Semantic segmentation on ADE20K
- ADE20K is used as the benchmark for the semantic segmentation task, comprising 150 semantic categories with 20,000 images in the training set and 2,000 images in the validation set.
- Mamba is utilized as the backbone for UperNet, with initialization from ImageNet pre-trained weights.
- Training is conducted using the AdamW optimizer with a learning rate of 0.0001 and a batch size of 16 for 160,000 iterations.
- Implementation is done using the PyTorch and mmsegmentation libraries, with experiments performed on four NVIDIA 4090 GPUs, utilizing FP16 precision to enhance training speed.
Results
- Similar to object detection on COCO, the performance trend for semantic segmentation on ADE20K shows that MambaOut can outperform some visual Mamba models but cannot match the results of state-of-the-art Mamba models.
- For example, LocalVMamba-T surpasses MambaOut-Tiny by 0.5 mIoU in both single scale (SS) and multi-scale (MS) evaluations, further supporting Hypothesis 2 empirically.
- Additionally, visual Mamba models continue to exhibit notable performance deficits compared to more advanced hybrid models that integrate convolution and attention mechanisms, such as SG-Former and TransNeXt.

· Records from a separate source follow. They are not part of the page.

__global__ __launch_bounds__(256) void splitk_reduce_kernel(ConvArgs a, const float* __restrict__ ws, int nslice, int ldw,
                                                             long slab) {
    const int q4 = ldw >> 2;
    const long total = (long)a.M * q4;
    for (long i = (long)blockIdx.x * 256 + threadIdx.x; i < total; i += (long)gridDim.x * 256) {
        const long m = i / q4;
        const int nn = (int)(i - m * q4) * 4;
        float4 v = *reinterpret_cast<const float4*>(ws + m * ldw + nn);
        for (int s = 1; s < nslice; ++s) {
            const float4 u = *reinterpret_cast<const float4*>(ws + s * slab + m * ldw + nn);
            v.x += u.x; v.y += u.y; v.z += u.z; v.w += u.w;
        }
        float o[4] = {v.x, v.y, v.z, v.w};
        float prm = a.seg_param[0];
        if (a.act == FD_ACT_EXP) {
#pragma unroll
            for (int t = 1; t < FD_MAX_SEG; ++t)
                prm = (t < a.nseg && m >= a.m_out[t]) ? a.seg_param[t] : prm;
        }
#pragma unroll
        for (int e = 0; e < 4; ++e) {
            const int n = nn + e;
            if (n >= a.Cout) continue;
            float r = o[e] * (a.scale ? a.scale[n] : 1.0f) + (a.shift ? a.shift[n] : 0.0f);
            const size_t mo = (size_t)out_row(a, (int)m);
            if (a.res) {
                const float rv = a.res16 ? (float)reinterpret_cast<const _Float16*>(a.res)[mo * a.res_cs + a.res_co + n] : a.res[mo * a.res_cs + a.res_co + n];
                r = a.res_mask ? (rv > 0.f ? r : 0.f) : r + rv;
            }
            const float ov = fd_act(r, n >= a.act_c0 ? a.act : FD_ACT_NONE, prm);
            if (a.y16) reinterpret_cast<_Float16*>(a.y)[mo * a.y_cs + a.y_co + n] = (_Float16)ov;
            else a.y[mo * a.y_cs + a.y_co + n] = ov;
        }
    }
}

int fd_launch_splitk_reduce(const ConvArgs& orig, const float* ws, int nslice, int ldw, long slab, hipStream_t stream) {
    long g = ((long)orig.M * (ldw >> 2) + 255) / 256;
    if (g > 16384) g = 16384;
    hipLaunchKernelGGL(splitk_reduce_kernel, dim3((unsigned)g), dim3(256), 0, stream, orig, ws, nslice, ldw, slab);
    FD_CHECK_LAUNCH("fd_conv2d (split-K reduce)");
    return FD_OK;
}

template <int WGM, int WGN, int TM, int TN, bool STEM, bool SB = false, int TAG = 0, bool SPLIT = false, bool GATE = false, bool GNS = false, bool H1 = false, bool GEMM = false,
          bool DUAL = false, bool RUP = false>
static int launch_conv(const ConvArgs& a, hipStream_t stream) {
    constexpr int BM = WGM * TM * 32, BN = WGN * TN * 32;
    constexpr int lds_ab = (SB ? 1 : 2) * (BM + BN) * 32 * 4;
    constexpr int NT = WGM * WGN * 64;
    constexpr int lds_epi = (NT / 64) * 4096;
    constexpr int lds = lds_ab > lds_epi ? lds_ab : lds_epi;
    ConvArgs b = a;
    b.mtiles = (a.M + BM - 1) / BM;
    b.ntiles = (a.Cout + BN - 1) / BN;
    auto kern = conv_igemm_kernel<WGM, WGN, TM, TN, STEM, SB, TAG, SPLIT, GATE, GNS, H1, GEMM, DUAL, RUP>;
    static std::atomic<unsigned> attr_mask{0};
    fd_set_max_lds_once(attr_mask, reinterpret_cast<const void*>(kern), lds);
    hipLaunchKernelGGL(kern, dim3(b.mtiles * b.ntiles, (a.KT + a.kt_per - 1) / a.kt_per), dim3(NT), lds, stream, b);
    FD_CHECK_LAUNCH("fd_conv2d_nhwc_f32");
    return FD_OK;
}

static int dispatch_conv(const fd_conv_params* p, ConvArgs& a, bool stem, hipStream_t stream);

extern "C" int32_t fd_conv_workgroups(const fd_conv_params* p) {
    FD_REQUIRE(p && fd_segs_ok(&p->in) && p->dil >= 1 && p->Cout >= 1, FD_E_INVAL, "fd_conv_workgroups: bad arguments");
    FD_REQUIRE(p->tile == FD_TILE_WINOGRAD4, FD_E_UNSUPPORTED, "fd_conv_workgroups: only FD_TILE_WINOGRAD4 launches can be sliced");
    return fd_wino4_workgroups(p);
}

- Visual Mamba needs to further demonstrate its strengths in long-sequence modeling by achieving stronger performance in the visual segmentation task.
Conclusion
Mamba mechanism is best suited for tasks with long sequences and autoregressive characteristics. Mamba shows potential for visual detection and segmentation tasks, which do align with long-sequence characteristics. MambaOut models that surpass all visual Mamba models on ImageNet, yet still lag behind state-of-the-art visual Mamba models.
However, due to computational resource limitations, this paper focuses on verifying the Mamba concept for visual tasks. Future research could further explore Mamba and RNN concepts, as well as the integration of RNN and Transformer for large language models (LLMs) and large multimodal models (LMMs), potentially leading to new advancements in these areas.